И опять Иван Петрович очень точно, почти слово в слово, передал все, о чем сообщил шпион для «Короля треф».
— Та-ак! — с удовлетворением протянул Угрюмов. — Фамилию этого человека он не назвал?
— Нет.
— И вас к нему не приглашал?
— Нет.
— Все?
— Нет. Тут еще есть… — спохватился Иван Петрович, доставая из кармана пакет. — Без меня заходил Виктор Георгиевич и оставил жене деньги. Чтобы она мне передала. А для какой цели — неизвестно. Сказал, что куда-то уехал и не скоро вернется.
— Да. Теперь он не скоро вернется, — с улыбкой подтвердил Угрюмов, принимая пакет. — Здесь три тысячи?
— Нет. Две тысячи девятьсот.
— А вы хорошо считали?
— Ну еще бы! Я два раза считал и жена… Правда, она вначале говорила, что в пачке было три тысячи, но когда пересчитала, оказалось на одну сотню меньше.
— Вот как! — похлопывая пакетом по столу, проговорил Угрюмов. — Сто рублей никакой роли не играют, но вы все-таки поинтересуйтесь, Иван Петрович. Он вам принес ровно три тысячи.
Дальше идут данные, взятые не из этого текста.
struct XArgs {
  const void* __restrict__ x;
  const uint4* __restrict__ wp;
  const float* __restrict__ bias;
  const void* __restrict__ res;
  const void* __restrict__ mask_src;
  const float* __restrict__ bn_gamma;
  const float* __restrict__ bn_beta;
  const float* __restrict__ bn_mean;
  const float* __restrict__ bn_var;
  float bn_eps;
  const float* __restrict__ x_amax;
  float* y_amax;
  void* __restrict__ y;
  int N, Cin, Cout, H, W;
  int G, mbpg, mtiles;
  int KS, pad, T;
  int TR, TC, P, ntr, ntc, NV;
  int PQ;
  int nkc, npos, nfi;
  int relu_in, relu_out, res_relu;
  int vec_out;
  int Hi, Wi, S2, ZI;
};

constexpr int kXFitOne = 11;
template <int TM, int TN, int WM, int WN, int FIT, bool FAST, bool B1 = false, bool IN16 = false, bool OUT16 = false>
__global__ __launch_bounds__(64 * WM * WN, B1 ? 3 : 2) void xconv_kernel(const XArgs a) {
  static_assert(!IN16 || FAST, "fp16 activations exist on the buffer-addressed main loop only");
  using TX = std::conditional_t<IN16, _Float16, float>;
  using TY = std::conditional_t<OUT16, _Float16, float>;
  using RawT = std::conditional_t<IN16, unsigned short, float>;
  constexpr int BT = IN16 ? 1 : 2;
  constexpr int XB = IN16 ? 2 : 4;
  constexpr int NT = 64 * WM * WN;
  constexpr bool kDirect = FIT == 0;
  constexpr bool kOne = FIT == kXFitOne;
  constexpr int FI = (kDirect || kOne) ? 1 : FIT;
  constexpr int MT = WM * TM;
  constexpr int AU = MT * 2 * 64;
  constexpr int AI = (AU + NT - 1) / NT;
  constexpr int AS = AI * NT;
  extern __shared__ __attribute__((aligned(16))) u32x4 smem[];
  u32x4* sA = smem;
  u32x4* sB = smem + 2 * AS;
  const int tid = threadIdx.x, lane = tid & 63, wave = tid >> 6;
  const int wm = wave / WN, wn = wave - wm * WN;
  const int tr = blockIdx.x / a.ntc, tc = blockIdx.x - tr * a.ntc;
  const int r0 = tr * a.TR, c0 = tc * a.TC;
  const int grp = blockIdx.y / a.mbpg;
  const int mt0 = (blockIdx.y - grp * a.mbpg) * MT;
  const int n = blockIdx.z;
  const size_t plane = (size_t)a.H * a.W;
  const size_t planeI = (size_t)a.Hi * a.Wi;
  const TX* xn = static_cast<const TX*>(a.x) + ((size_t)n * a.G + grp) * a.Cin * planeI;
  const int npos = a.npos, P = a.P, T = a.T, KS = a.KS;
  const int nkt = a.nkc * T;

  auto locate = [&](int p, bool live, int& go, bool& ok, int& lp) {
    if (a.S2) {
      const int PI = 2 * a.TC + 1;
      const int rr = p / PI, cc = p - rr * PI;
      const int row = 2 * r0 - 1 + rr, col = 2 * c0 - 1 + cc;
      ok = live && row >= 0 && row < a.Hi && col >= 0 && col < a.Wi;
      go = ok ? (row * a.Wi + col) : 0;
      lp = ((rr & 1) * 2 + (cc & 1)) * a.S2 + (rr >> 1) * P + (cc >> 1);
      return;
    }
    const int rr = p / P, cc = p - rr * P;
    const int row = r0 - a.pad + rr, col = c0 - a.pad + cc;
    ok = live && row >= 0 && row < a.H && col >= 0 && col < a.W;
    if (a.ZI) {
      ok = ok && !((row | col) & 1);
      go = ok ? ((row >> 1) * a.Wi + (col >> 1)) : 0;
    } else {
      go = ok ? (row * a.W + col) : 0;
    }
    lp = p;
  };
  auto tapoff = [&](int ky, int kx) { return xconv_tapoff(ky, kx, P, a.S2); };
  int goff[FI], lidx[FI], cig8[FI];
  bool gok[FI];
#pragma unroll
  for (int it = 0; it < FI; ++it) {
    const int item = it * NT + tid;
    const int cig = item >= a.NV ? 1 : 0;
    const int p = item - cig * a.NV;
    const bool live = item < 2 * a.NV;
    int lp;
    locate(p, live, goff[it], gok[it], lp);
    lidx[it] = live ? (cig * npos + lp) : (npos - 1);
    cig8[it] = live ? cig * 8 : 0;
  }
  const int planeB = (int)planeI * XB;
  const float sx = IN16 ? 1.0f : pow2_scale(a.x_amax[0]);
  const float sw = pow2_scale(reinterpret_cast<const float*>(a.wp)[0]);
  int voff[FI];
#pragma unroll
// ... 162 lines not shown
        }
      }
      uint4 h, l;
      split8_f16(v, sx, h, l);
      dst[li] = (u32x4){h.x, h.y, h.z, h.w};
      dst[2 * npos + li] = (u32x4){l.x, l.y, l.z, l.w};
    }
  };

  const u32x4* asrc[AI];
#pragma unroll
  for (int i = 0; i < AI; ++i) {
    const int j = i * NT + tid;
    const int jj = j < AU ? j : 0;
    const int mtl = jj / 128, rem = jj - mtl * 128;
    asrc[i] = reinterpret_cast<const u32x4*>(a.wp) + kXHeader + ((size_t)(grp * a.mtiles + mt0 + mtl) * nkt) * 128 + rem;
  }
  const u32x4* abase = reinterpret_cast<const u32x4*>(a.wp) + kXHeader + ((size_t)(grp * a.mtiles + mt0) * nkt) * 128;
  const __amdgpu_buffer_rsrc_t srdA = __builtin_amdgcn_make_buffer_rsrc(
      uniform_ptr(const_cast<u32x4*>(abase)), 0, FAST ? MT * nkt * 128 * 16 : 0, 0x00020000);
  int aoff[AI];
#pragma unroll
  for (int i = 0; i < AI; ++i) {
    const int j = i * NT + tid;
    const int jj = j < AU ? j : 0;
    const int mtl = jj / 128, rem = jj - mtl * 128;
    aoff[i] = (mtl * nkt * 128 + rem) * 16;
  }
  struct ARegs {
    u32x4 v[AI];
  };
  auto load_a = [&](ARegs& r, int kt) {
    if (FAST) {
#pragma unroll
      for (int i = 0; i < AI; ++i)
        r.v[i] = __builtin_bit_cast(u32x4, __builtin_amdgcn_raw_buffer_load_b128(srdA, aoff[i], kt * 2048, 0));
      return;
    }
#pragma unroll
    for (int i = 0; i < AI; ++i) r.v[i] = asrc[i][(size_t)kt * 128];
  };
  auto write_a = [&](const ARegs& r, int buf) {
#pragma unroll
    for (int i = 0; i < AI; ++i) sA[buf * AS + i * NT + tid] = r.v[i];
  };

  f32x16 acc[TM][TN];
#pragma unroll
  for (int tm = 0; tm < TM; ++tm)
#pragma unroll
    for (int tn = 0; tn < TN; ++tn) acc[tm][tn] = (f32x16){0, 0, 0, 0, 0, 0, 0, 0, 0, 0, 0, 0, 0, 0, 0, 0};

  auto qpos = [&](int tn) { return (wn * TN + tn) * 32 + (lane & 31); };
  constexpr bool kPackCells = TM >= 4 && !kOne;
  constexpr int QP = kPackCells ? (TN + 1) / 2 : TN;
  int qbp[QP];
#pragma unroll
  for (int h = 0; h < QP; ++h) {
    if constexpr (kPackCells) {
      const int c0 = xconv_cell(qpos(2 * h), a.PQ, P, a.TR);
      const int c1 = 2 * h + 1 >= TN ? 0 : xconv_cell(qpos(2 * h + 1), a.PQ, P, a.TR);
      qbp[h] = c0 | (c1 << 16);
    } else {
      qbp[h] = kOne ? 0 : xconv_cell(qpos(h), a.PQ, P, a.TR);
    }
  }
  auto cells = [&](int (&qb)[TN]) {
    if constexpr (kOne) {
#pragma unroll
      for (int tn = 0; tn < TN; ++tn) qb[tn] = qpos(tn);
    } else if constexpr (!kPackCells) {
#pragma unroll
      for (int tn = 0; tn < TN; ++tn) qb[tn] = qbp[tn];
    } else {
#pragma unroll
      for (int h = 0; h < QP; ++h) {
        int pk = qbp[h];
        asm volatile("" : "+v"(pk));
        qb[2 * h] = pk & 0xffff;
        if (2 * h + 1 < TN) qb[2 * h + 1] = (int)((unsigned)pk >> 16);
      }
    }
  };
  const int bl = (lane >> 5) * npos;
  const int al = (wm * TM) * 128 + lane;

  struct Frag {
    f16x8 a[TM][2], b[TN][BT];
  };
  auto read_frags = [&](Frag& f, int abuf, int kc, int off) {
    const u32x4* Ac = sA + abuf * AS + al;
    const u32x4* Bc = sB + (B1 ? 0 : (kc & 1) * 2 * BT * npos) + bl + off;
    int qb[TN];
    cells(qb);
#pragma unroll
    for (int tm = 0; tm < TM; ++tm)
#pragma unroll
      for (int s = 0; s < 2; ++s) f.a[tm][s] = __builtin_bit_cast(f16x8, Ac[(tm * 2 + s) * 64]);
#pragma unroll
    for (int tn = 0; tn < TN; ++tn)
#pragma unroll
      for (int s = 0; s < BT; ++s) f.b[tn][s] = __builtin_bit_cast(f16x8, Bc[s * 2 * npos + qb[tn]]);
  };
  auto mfmas = [&](const Frag& f) {
#define DVD_XTERM(SA, SB)                                                                             \
  _Pragma("unroll") for (int tm = 0; tm < TM; ++tm) _Pragma("unroll") for (int tn = 0; tn < TN; ++tn) \
      acc[tm][tn] = __builtin_amdgcn_mfma_f32_32x32x16_f16(f.a[tm][SA], f.b[tn][SB], acc[tm][tn], 0, 0, 0);
    DVD_XTERM(1, 0)
    if constexpr (!IN16) { DVD_XTERM(0, 1) }
    DVD_XTERM(0, 0)
#undef DVD_XTERM
  };

  constexpr bool kSingleA = TM >= 4;
  constexpr bool kRoll = kSingleA && !B1 && (DVD_XCONV_ROLL != 0);
  ARegs ra, rb;
  if (kRoll) {
    load_a(ra, 0);
    if (!kDirect) load_raw(0);
    write_a(ra, 0);
    load_a(ra, nkt > 1 ? 1 : 0);
    if (kDirect) {
      stage_direct(0, 0);
      if (T == 1 && a.nkc > 1) stage_direct(1, 1);
    } else {
      split_write(0, 0);
      load_raw(a.nkc > 1 ? 1 : 0);
      if (T == 1) {
        if (a.nkc > 1) split_write(1, 1);
        load_raw(a.nkc > 2 ? 2 : 0);
      }
    }
    write_a(ra, 1);
    __syncthreads();
    f16x8 fa[TM][2], fb[2][TN][BT];
    {
      const u32x4* Ac = sA + al;
      const u32x4* Bc = sB + bl;
      int qb[TN];
      cells(qb);
#pragma unroll
      for (int tm = 0; tm < TM; ++tm)
#pragma unroll
        for (int t = 0; t < 2; ++t) fa[tm][t] = __builtin_bit_cast(f16x8, Ac[(tm * 2 + t) * 64]);
#pragma unroll
      for (int tn = 0; tn < TN; ++tn)
#pragma unroll
        for (int t = 0; t < BT; ++t) fb[0][tn][t] = __builtin_bit_cast(f16x8, Bc[t * 2 * npos + qb[tn]]);
    }
    int nc = 0, ny = 0, nx = 0;
    auto advance = [&]() {
      if (++nx == KS) {
        nx = 0;
        if (++ny == KS) {
          ny = 0;
          ++nc;
        }
      }
    };
    advance();
    auto step_roll = [&](int kt, f16x8 (&bc)[TN][BT], f16x8 (&bn)[TN][BT]) {
      __syncthreads();
      load_a(ra, kt + 2 < nkt ? kt + 2 : kt);
      const u32x4* Ac = sA + ((kt + 1) & 1) * AS + al;
      const u32x4* Bc = sB + (nc & 1) * 2 * BT * npos + bl + tapoff(ny, nx);
      int qb[TN];
      cells(qb);
#pragma unroll
      for (int tn = 0; tn < TN; ++tn)
#pragma unroll
// ... 89 lines not shown
    split_write(0, 0);
    load_raw(a.nkc > 1 ? 1 : 0);
  }

  int kc = 0, ky = 0, kx = 0;
  auto step = [&](int kt, ARegs& rn) {
    __syncthreads();
    Frag f;
    read_frags(f, kt & 1, kc, tapoff(ky, kx));
    if (kSingleA) {
      load_a(rn, kt + 1 < nkt ? kt + 1 : kt);
      __builtin_amdgcn_sched_barrier(0);
    }
    mfmas(f);
    write_a(rn, (kt + 1) & 1);
    if (!kSingleA) load_a(rn, kt + 3 < nkt ? kt + 3 : kt);
    if (++kx == KS) {
      kx = 0;
      if (++ky == KS) {
        ky = 0;
        if (B1) __syncthreads();
        if (kDirect) {
          if (kc + 1 < a.nkc) stage_direct((kc + 1) & 1, kc + 1);
        } else {
#if DVD_XCONV_SPARE
          split_write((kc + 1) & 1, kc + 1);
          load_raw(kc + 2 < a.nkc ? kc + 2 : kc);
#else
          if (kc + 1 < a.nkc) split_write((kc + 1) & 1, kc + 1);
          if (kc + 2 < a.nkc) load_raw(kc + 2);
#endif
        }
        ++kc;
      }
    }
  };
  if (kSingleA) {
    for (int kt = 0; kt < nkt; ++kt) step(kt, ra);
  } else {
    for (int kt = 0; kt < nkt; kt += 2) {
      step(kt, rb);
      if (kt + 1 < nkt) step(kt + 1, ra);
    }
  }
  }

  const int TRv = (a.H - r0) < a.TR ? (a.H - r0) : a.TR;
  const int TCv = (a.W - c0) < a.TC ? (a.W - c0) : a.TC;
  const size_t ibase = ((size_t)n * a.G + grp) * a.Cout * plane;
  TY* __restrict__ yb = static_cast<TY*>(a.y) + ibase;
  const int iplane = (int)plane;
  const float unscale = 1.0f / (sx * sw);
  float ymax = 0.0f;
  if constexpr (kOne) {
    if (a.vec_out) {
      constexpr int PXL = OUT16 ? 8 : 4;
      constexpr int LPR = 64 / PXL;
      constexpr int RPI = 64 / LPR;
      constexpr int kTP = 68;
      __syncthreads();
      float* Tw = reinterpret_cast<float*>(smem) + wave * (32 * kTP);
      const int j = lane & 31, hh = lane >> 5;
      const int px = (lane % LPR) * PXL, rl = lane / LPR;
      const int q0 = wn * TN * 32;
      const bool pok = q0 + px < TCv;
      float my_sc[TM], my_sh[TM];
#pragma unroll
      for (int tm = 0; tm < TM; ++tm) {
        my_sc[tm] = 1.0f;
        my_sh[tm] = 0.0f;
        if (a.bn_var) {
          const int co = (mt0 + wm * TM + tm) * 32 + (lane & 31);
          const int cg = grp * a.Cout + (co < a.Cout ? co : a.Cout - 1);
          my_sc[tm] = (a.bn_gamma ? a.bn_gamma[cg] : 1.0f) / sqrtf(a.bn_var[cg] + a.bn_eps);
          my_sh[tm] = (a.bn_beta ? a.bn_beta[cg] : 0.0f) - a.bn_mean[cg] * my_sc[tm];
        }
      }
#pragma unroll
      for (int tm = 0; tm < TM; ++tm) {
#pragma unroll
        for (int tn = 0; tn < TN; ++tn)
#pragma unroll
          for (int r = 0; r < 16; ++r)
            Tw[((r & 3) + 8 * (r >> 2) + 4 * hh) * kTP + tn * 32 + j] = acc[tm][tn][r] * unscale;
        __builtin_amdgcn_wave_barrier();
#pragma unroll
        for (int i = 0; i < 32 / RPI; ++i) {
          const int cl = rl + RPI * i;
          const int co = (mt0 + wm * TM + tm) * 32 + cl;
          const bool ok = pok && co < a.Cout;
          float v[PXL];
#pragma unroll
          for (int e4 = 0; e4 < PXL; e4 += 4) {
            const float4 t = *reinterpret_cast<const float4*>(Tw + cl * kTP + px + e4);
            v[e4] = t.x; v[e4 + 1] = t.y; v[e4 + 2] = t.z; v[e4 + 3] = t.w;
          }
          const int cg = grp * a.Cout + (co < a.Cout ? co : a.Cout - 1);
          if (a.bias) {
            const float b = a.bias[cg];
#pragma unroll
            for (int e = 0; e < PXL; ++e) v[e] += b;
          }
          if (a.bn_var) {
            const float sc = __shfl(my_sc[tm], cl, 64), sh = __shfl(my_sh[tm], cl, 64);
#pragma unroll
            for (int e = 0; e < PXL; ++e) v[e] = __builtin_fmaf(v[e], sc, sh);
          }
          const int o = ok ? co * iplane + c0 + q0 + px : 0;
          auto load_run = [&](const void* base, float (&d)[PXL]) {
            const TY* __restrict__ p = static_cast<const TY*>(base) + ibase + o;
            if constexpr (OUT16) {
              const u32x4 t = *reinterpret_cast<const u32x4*>(p);
#pragma unroll
              for (int e = 0; e < 4; ++e) {
                const f16x2 h2 = __builtin_bit_cast(f16x2, (unsigned)t[e]);
                d[2 * e] = (float)h2[0];
                d[2 * e + 1] = (float)h2[1];
              }
            } else {
              const float4 t = *reinterpret_cast<const float4*>(p);
              d[0] = t.x; d[1] = t.y; d[2] = t.z; d[3] = t.w;
            }
          };
          if (a.res) {
            float rv[PXL];
            load_run(a.res, rv);
#pragma unroll
            for (int e = 0; e < PXL; ++e) v[e] += a.res_relu ? fmaxf(rv[e], 0.0f) : rv[e];
          }
          if (a.mask_src) {
            float mv[PXL];
            load_run(a.mask_src, mv);
#pragma unroll
            for (int e = 0; e < PXL; ++e) v[e] = mv[e] > 0.0f ? v[e] : 0.0f;
          }
          if (a.relu_out) {
#pragma unroll
// ... 53 lines not shown
          const int co = cob + (r & 3) + 8 * (r >> 2);
          v[r] += a.bias[grp * a.Cout + (co < a.Cout ? co : a.Cout - 1)];
        }
      }
      if (a.bn_var) {
#pragma unroll
        for (int r = 0; r < 16; ++r) {
          const int src = (r & 3) + 8 * (r >> 2) + 4 * (lane >> 5);
          v[r] = __builtin_fmaf(v[r], __shfl(my_sc[tm], src, 64), __shfl(my_sh[tm], src, 64));
        }
      }
      if (a.res) {
        const TY* __restrict__ rb = static_cast<const TY*>(a.res) + ibase;
        float rv[16];
#pragma unroll
        for (int r = 0; r < 16; ++r) {
          const int co = cob + (r & 3) + 8 * (r >> 2);
          rv[r] = (float)rb[(full || co < a.Cout) ? o0 + ((r & 3) + 8 * (r >> 2)) * iplane : pix];
        }
#pragma unroll
        for (int r = 0; r < 16; ++r) v[r] += a.res_relu ? fmaxf(rv[r], 0.0f) : rv[r];
      }
      if (a.mask_src) {
        const TY* __restrict__ mb = static_cast<const TY*>(a.mask_src) + ibase;
        float mv[16];
#pragma unroll
        for (int r = 0; r < 16; ++r) {
          const int co = cob + (r & 3) + 8 * (r >> 2);
          mv[r] = (float)mb[(full || co < a.Cout) ? o0 + ((r & 3) + 8 * (r >> 2)) * iplane : pix];
        }
#pragma unroll
        for (int r = 0; r < 16; ++r) v[r] = mv[r] > 0.0f ? v[r] : 0.0f;
      }
      if (a.relu_out) {
#pragma unroll
        for (int r = 0; r < 16; ++r) v[r] = fmaxf(v[r], 0.0f);
      }
#pragma unroll
      for (int r = 0; r < 16; ++r) {
        const int co = cob + (r & 3) + 8 * (r >> 2);
        if (pok && (full || co < a.Cout)) {
          yb[o0 + ((r & 3) + 8 * (r >> 2)) * iplane] = (TY)v[r];
          ymax = amax_acc(ymax, v[r]);
        }
      }
    }
  }
  if (a.y_amax) wave_amax_to(ymax, a.y_amax);
}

С тех пор как деньги были получены и переданы вам, прошло какое-то время… Если эта сотня затерялась…
— Неужели взял сын! — вырвалось у Ивана Петровича. — У меня уже мелькнуло подозрение…
Наступило неловкое молчание. Так бывает, когда в разгаре оживленной беседы кто-нибудь проговорится и, сам того не желая, выдаст тайну хозяина или хозяйки, или по незнанию обругает одного из присутствующих. Одним словом, «в доме повешенного заговорит о веревке».
Опустив голову на грудь, Иван Петрович некоторое время сидел без движения.
— Не огорчайтесь, — попытался успокоить его Угрюмов. — В таком возрасте… они довольно легкомысленно относятся к чужой собственности. Воспитывают у нас плохо…
— Но, может быть, он не виноват? — прибавил Сергей Васильевич. — Надо еще проверить.
— Больше некому! — с отчаянием сказал Прохоров и глубоко вздохнул. — Ничего не поделаешь. Сам виноват. Передоверил воспитание жене, а она… Ну, мать, конечно! Души в нем не чаяла. Все позволяла.
— Н-да! Воспитание мальчиков женщинам можно доверять до определенного возраста, — задумчиво произнес Угрюмов. — А потом необходимо мужское вмешательство…
И снова я удержусь от рассуждений на педагогическую тему, потому что еще не известно, как дальше поступит Иван Петрович и какие он примет меры для воспитания честности и чувства ответственности у сына.